# Time correction
The item times can be erroneous or missing. This is further compounded by some files containing multiple items. The previous analysis (StandardiseDataAccess.ipynb) relied on knowing which items belonged to files that contained multiple items. This is not a very reliable metric. Therefore in this analysis we do not differentiate based on compound files.
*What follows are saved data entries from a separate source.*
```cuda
__device__ __forceinline__ void ln_apply(LnCtx& L, const float (&v)[32], float (&o)[32], const float* g, const float* b, float eps) {
    float s = 0.f;
#pragma unroll
    for (int j = 0; j < 32; j += 4) s += (v[j] + v[j + 1]) + (v[j + 2] + v[j + 3]);
    const float m_loc = s * (1.0f / 32.0f);
    float q = 0.f;
#pragma unroll
    for (int j = 0; j < 32; j += 4) {
        const float a0 = v[j] - m_loc, a1 = v[j + 1] - m_loc, a2 = v[j + 2] - m_loc, a3 = v[j + 3] - m_loc;
        q += (a0 * a0 + a1 * a1) + (a2 * a2 + a3 * a3);
    }
    const uint32_t buf = L.round & 1;
    const uint32_t off = ((((buf * 2 + L.rank) * 4 + L.cgrp) * 128) + L.row) * 8;
    asm volatile("st.shared.v2.f32 [%0], {%1, %2};" ::"r"(L.red + off), "f"(m_loc), "f"(q) : "memory");
    asm volatile("st.shared::cluster.v2.f32 [%0], {%1, %2};" ::"r"(L.red_peer + off), "f"(m_loc), "f"(q) : "memory");
    __syncwarp();
    if (L.lane == 0) {
        asm volatile("mbarrier.arrive.release.cluster.shared::cluster.b64 _, [%0];" ::"r"(L.bar + buf * 8) : "memory");
        asm volatile("mbarrier.arrive.release.cluster.shared::cluster.b64 _, [%0];" ::"r"(L.bar_peer + buf * 8) : "memory");
    }
    const uint32_t parity = (L.round >> 1) & 1;
    asm volatile(
        "{\n\t"
        ".reg .pred P1;\n\t"
        "LN_WAIT:\n\t"
        "mbarrier.try_wait.parity.acquire.cluster.shared::cta.b64 P1, [%0], %1;\n\t"
        "@P1 bra LN_DONE;\n\t"
        "bra LN_WAIT;\n\t"
        "LN_DONE:\n\t"
        "}" ::"r"(L.bar + buf * 8), "r"(parity) : "memory");
    float pm[8], pq[8];
#pragma unroll
    for (int k = 0; k < 8; ++k)
        asm volatile("ld.shared.v2.f32 {%0, %1}, [%2];" : "=f"(pm[k]), "=f"(pq[k]) : "r"(L.red + (((buf * 8 + k) * 128) + L.row) * 8) : "memory");
    ++L.round;
    const float mean = (((pm[0] + pm[1]) + (pm[2] + pm[3])) + ((pm[4] + pm[5]) + (pm[6] + pm[7]))) * 0.125f;
    float m2 = ((pq[0] + pq[1]) + (pq[2] + pq[3])) + ((pq[4] + pq[5]) + (pq[6] + pq[7]));
    float dev2 = 0.f;
#pragma unroll
    for (int k = 0; k < 8; ++k) { const float dm = pm[k] - mean; dev2 += dm * dm; }
    m2 = fmaf(32.0f, dev2, m2);
    const float rstd = rsqrtf(m2 * (1.0f / 256.0f) + eps);
#pragma unroll
    for (int j = 0; j < 32; j += 4) {
        const float4 gg = ldg_f4(g + j), bb = ldg_f4(b + j);
        o[j] = (v[j] - mean) * rstd * gg.x + bb.x;
        o[j + 1] = (v[j + 1] - mean) * rstd * gg.y + bb.y;
        o[j + 2] = (v[j + 2] - mean) * rstd * gg.z + bb.z;
        o[j + 3] = (v[j + 3] - mean) * rstd * gg.w + bb.w;
    }
}

template <int STG, bool LNC>
__device__ __forceinline__ void store_chunk(const TcParams& p, const EpiCtx& c, float (&v)[32], int n, LnCtx& L) {
    constexpr bool BIG = STG >= 4096;
    if (!LNC && p.epi == EPI_CTC_PARTIAL) {
        if (n + 31 >= p.N) {
#pragma unroll
            for (int j = 0; j < 32; ++j)
                if (n + j >= p.N) v[j] = -INFINITY;
        }
        float m = v[0];
#pragma unroll
        for (int j = 1; j < 32; ++j) m = fmaxf(m, v[j]);
        int mj = 31;
#pragma unroll
        for (int j = 30; j >= 0; --j)
            if (v[j] == m) mj = j;
        const int mi = n + mj;
        const float mneg = -m * 1.4426950408889634f;
        float sum = 0.f;
#pragma unroll
        for (int j = 0; j < 32; ++j) sum += ex2_approx(fmaf(v[j], 1.4426950408889634f, mneg));
        if (c.lane < c.nvalid) {
            const int64_t idx = (int64_t)(n >> 5) * p.M + c.row0 + c.lane;
            p.part_m[idx] = m; p.part_s[idx] = sum; p.part_i[idx] = mi;
        }
        return;
    }
    if (p.epi == MASR_EPI_BIAS_GLU) {
        float o[16];
#pragma unroll
        for (int j = 0; j < 16; j += 8) {
            float e[8];
#pragma unroll
            for (int k = 0; k < 8; ++k) e[k] = ex2_approx(v[2 * (j + k) + 1] * -1.4426950408889634f);
#pragma unroll
            for (int k = 0; k < 8; ++k) e[k] = rcp_approx(1.0f + e[k]);
#pragma unroll
            for (int k = 0; k < 8; ++k) o[j + k] = v[2 * (j + k)] * e[k];
        }
        emit<16, STG>(p, c, o, n >> 1, p.N >> 1);
        return;
    }
    switch (LNC ? (int)MASR_EPI_RESIDUAL : p.epi) {
        case MASR_EPI_BIAS_SILU:
#pragma unroll
            for (int j = 0; j < 32; j += 8) {
                float e[8];
#pragma unroll
                for (int k = 0; k < 8; k += 2) mul2(e[k], e[k + 1], v[j + k], v[j + k + 1], -1.4426950408889634f, -1.4426950408889634f);
#pragma unroll
                for (int k = 0; k < 8; ++k) e[k] = ex2_approx(e[k]);
#pragma unroll
                for (int k = 0; k < 8; k += 2) add2(e[k], e[k + 1], e[k], e[k + 1], 1.0f, 1.0f);
#pragma unroll
                for (int k = 0; k < 8; ++k) e[k] = rcp_approx(e[k]);
#pragma unroll
                for (int k = 0; k < 8; k += 2) mul2(v[j + k], v[j + k + 1], v[j + k], v[j + k + 1], e[k], e[k + 1]);
            }
            break;
        case MASR_EPI_BIAS_RELU:
#pragma unroll
            for (int j = 0; j < 32; ++j) v[j] = fmaxf(v[j], 0.f);
            break;
        case MASR_EPI_BIAS_SCALE:
#pragma unroll
            for (int j = 0; j < 32; ++j) v[j] *= p.alpha;
            break;
        case MASR_EPI_RESIDUAL: {
            const bool vec_r = (p.ldr & 3) == 0 && (reinterpret_cast<uintptr_t>(p.residual) & 15) == 0;
            if (BIG && (p.flags & 2) && n + 31 < p.N && vec_r) {
                uint4 rr[8];
                staged_load(c, rr, reinterpret_cast<const uint8_t*>(p.residual + c.row0 * p.ldr + n), p.ldr * 4);
#pragma unroll
                for (int j = 0; j < 8; ++j) {
                    v[4 * j] = __uint_as_float(rr[j].x) + p.alpha * v[4 * j];
                    v[4 * j + 1] = __uint_as_float(rr[j].y) + p.alpha * v[4 * j + 1];
                    v[4 * j + 2] = __uint_as_float(rr[j].z) + p.alpha * v[4 * j + 2];
                    v[4 * j + 3] = __uint_as_float(rr[j].w) + p.alpha * v[4 * j + 3];
                }
            } else if (c.lane < c.nvalid && n + 31 < p.N && vec_r) {
                const float* r = p.residual + (c.row0 + c.lane) * p.ldr + n;
#pragma unroll
                for (int j = 0; j < 32; j += 4) {
                    const float4 rv = *reinterpret_cast<const float4*>(r + j);
                    v[j] = rv.x + p.alpha * v[j]; v[j + 1] = rv.y + p.alpha * v[j + 1];
                    v[j + 2] = rv.z + p.alpha * v[j + 2]; v[j + 3] = rv.w + p.alpha * v[j + 3];
                }
            } else if (c.lane < c.nvalid) {
                const float* r = p.residual + (c.row0 + c.lane) * p.ldr + n;
#pragma unroll
                for (int j = 0; j < 32; ++j)
                    if (n + j < p.N) v[j] = r[j] + p.alpha * v[j];
            }
            break;
        }
        default: break;
// ... 653 lines not shown
```
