template <bool BF, bool A32, bool C32, int KC, int NC, int NS, int BFT = 256>
__global__ void __launch_bounds__(512)
k_gemm_nt16(const void* __restrict__ A, int64_t lda, int64_t M, const u4v* __restrict__ Wp, int Npad,
            const float* __restrict__ bias, int N, void* __restrict__ C, int64_t ldc, unsigned short* __restrict__ Acopy,
            int64_t ldac, int n_ftiles, int n_tiles, int tiles_per_block, Drop drop) {
    drop = drop_resolve(drop);
    constexpr int BD = 256, TFT = 2, WF = BFT / (TFT * 32), WD = 8 / WF, TDT = BD / (WD * 32);
    constexpr int KS = KC / 16;
    constexpr int PLANE = 256 * 32;
    constexpr int PLANE_W = BFT * 32;
    constexpr int STAGE = KS * (PLANE + PLANE_W);
    constexpr int EA = A32 ? 4 : 2;
    constexpr int AV = (KC / 2) * EA / 16;
    constexpr int WV = KS * PLANE_W / (16 * 512);
    constexpr int EC = C32 ? 4 : 2;
    static_assert(KC == 32 || KC == 64, "chunk");
    static_assert(BFT == 256 || BFT == 128, "feature tile");
    static_assert(WV >= 1, "weight loader");
    static_assert(NS >= 2 && NS <= NC && NC % NS == 0, "register sets: a tile's chunks map to sets the same way");
    constexpr int IMG_ROWS = 32 * WD;
    constexpr int EPITCH = BFT * EC + 16;
    constexpr int EPI_BYTES = IMG_ROWS * EPITCH;
    __shared__ __attribute__((aligned(16))) char lds[2 * STAGE + 512 * 4 + EPI_BYTES];
    float* const bias_l = reinterpret_cast<float*>(lds + 2 * STAGE);
    char* const epi = lds + 2 * STAGE + 512 * 4;

// ... 101 lines not shown
#pragma unroll
                for (int g = 0; g < 4; ++g) {
                    const int nl = f_wq + 32 * a + 8 * g + 4 * hq;
                    const float4 bb = *reinterpret_cast<const float4*>(bias_l + p.f0 + nl);
                    float o0 = acc[a][b][4 * g + 0] + bb.x, o1 = acc[a][b][4 * g + 1] + bb.y;
                    float o2 = acc[a][b][4 * g + 2] + bb.z, o3 = acc[a][b][4 * g + 3] + bb.w;
                    if (drop.on()) {
                        const uint32_t rh = drop_row_hash(drop, p.d0 + (wq / WF) * (TDT * 32) + 32 * b + rq);
                        const int cc = drop.col0 + p.f0 + nl;
                        o0 = drop_keep(drop, rh, cc + 0) ? rnd16<BF, C32>(o0) * drop.scale : 0.f;
                        o1 = drop_keep(drop, rh, cc + 1) ? rnd16<BF, C32>(o1) * drop.scale : 0.f;
                        o2 = drop_keep(drop, rh, cc + 2) ? rnd16<BF, C32>(o2) * drop.scale : 0.f;
                        o3 = drop_keep(drop, rh, cc + 3) ? rnd16<BF, C32>(o3) * drop.scale : 0.f;
                    }
                    char* d = wrow + (32 * a + 8 * g) * EC;
                    if constexpr (C32) {
                        *reinterpret_cast<float4*>(d) = make_float4(o0, o1, o2, o3);
                    } else {
                        typedef unsigned int u2v __attribute__((ext_vector_type(2)));
                        u2v ov;
                        ov.x = pack2(o0, o1, BF);
                        ov.y = pack2(o2, o3, BF);
                        *reinterpret_cast<u2v*>(d) = ov;
                    }
                }
            }
            __syncthreads();
            constexpr int PR = BFT * EC / 16;
#pragma unroll
            for (int i = 0; i < IMG_ROWS * PR / 512; ++i) {
                const int q = tq + 512 * i;
                const int ir = q / PR, c16 = q % PR;
                const u4v v = *reinterpret_cast<const u4v*>(epi + ir * EPITCH + c16 * 16);
                const int ml = (ir >> 5) * (TDT * 32) + 32 * b + (ir & 31);
                const int n = p.f0 + c16 * (16 / EC);
                const uint32_t off = (n < N) ? (uint32_t)ml * ldcb + (uint32_t)c16 * 16u : nrec;
                __builtin_amdgcn_raw_buffer_store_b128(v, crs, off, p.f0 * EC, 0);
                __builtin_amdgcn_sched_barrier(0);
                asm volatile("s_nop 1" ::: "memory");
                __builtin_amdgcn_sched_barrier(0);
            }
            __syncthreads();
        }
    };

    TileP cu = tile_p(tb), nx = tile_p(tb + 1);
    static_for<0, NS>([&](auto I_) { load(decltype(I_)::value, cu, decltype(I_)::value); });
    store(0, 0, cu, 0);
    __syncthreads();
    for (int j = 0; tb + j < te; ++j) {
        const TileP nn = tile_p(tb + j + 2);
        static_for<0, NC>([&](auto C_) {
            constexpr int c = decltype(C_)::value;
            constexpr int s = c % NS;
            if constexpr (c + NS < NC) load(s, cu, c + NS);
            else load(s, nx, c + NS - NC);
            mfma(c & 1, c == 0);
            if constexpr (c == NC - 1) epilogue(cu);
            if constexpr (c + 1 < NC) store((c + 1) % NS, (c + 1) & 1, cu, c + 1);
            else store(0, 0, nx, 0);
            __syncthreads();
        });
        cu = nx;
        nx = nn;
    }
}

The issue appears to be that when an item is a completely contained in a file the start and end times seem to be nonsense - other than their difference is the duration. However, when there are multiple items in the one file the start and end times are used. When an item is the first then the start is commonly NaN.

In [1]:
import pandas as pd
import numpy as np
import os
import sys
from pathlib import Path
import requests
import json


## Gain Input Data



In [2]:
# Now read in the description of the input and remove the unwanted columns and rename the rest to be python attribute names.

items = pd.read_csv("../../data/items_with_records_with_voxgrn_files.csv")
print(f'Program items shape: {items.shape}')


Program items shape: (248671, 18)


In [3]:
items['compound'] = items.duplicated(subset=['path', 'filename'], keep=False)


In [10]:
# try some time functions
import re

def extract_seconds(_time):
    if isinstance(_time, str):
        m = re.search(r'([0-9]{1,2})\:([0-9]{2})', _time)
        if m:
            min = float(m.group(1))
            sec = float(m.group(2))
            return min * 60.0 + sec
    return 0.0

In [12]:
items['start_time'] = items['start'].apply(extract_seconds)
items['end_time'] = items['end'].apply(extract_seconds)
items['duration_time'] = items['duration'].apply(extract_seconds)


## Data Exploration
To correct the start and end times of each item we need to first find any patterns that we can exploit. We know that files that contain multiple items are treated differently.

Using items that use the same path and filename will almost certainly find multiple item files. I am calling such items compound items. The issue is does it find them all? Are there items that are the only ones in a file because the other items were removed (for being instrumentals etc.). I know with the new files if there ar multiple items the filename contains diamonds. Lets see how many of them there are.

In [13]:
print(f'Items with diamonds that are not marked compound: {sum(items["filename"].str.contains("♦") & ~items["compound"])}')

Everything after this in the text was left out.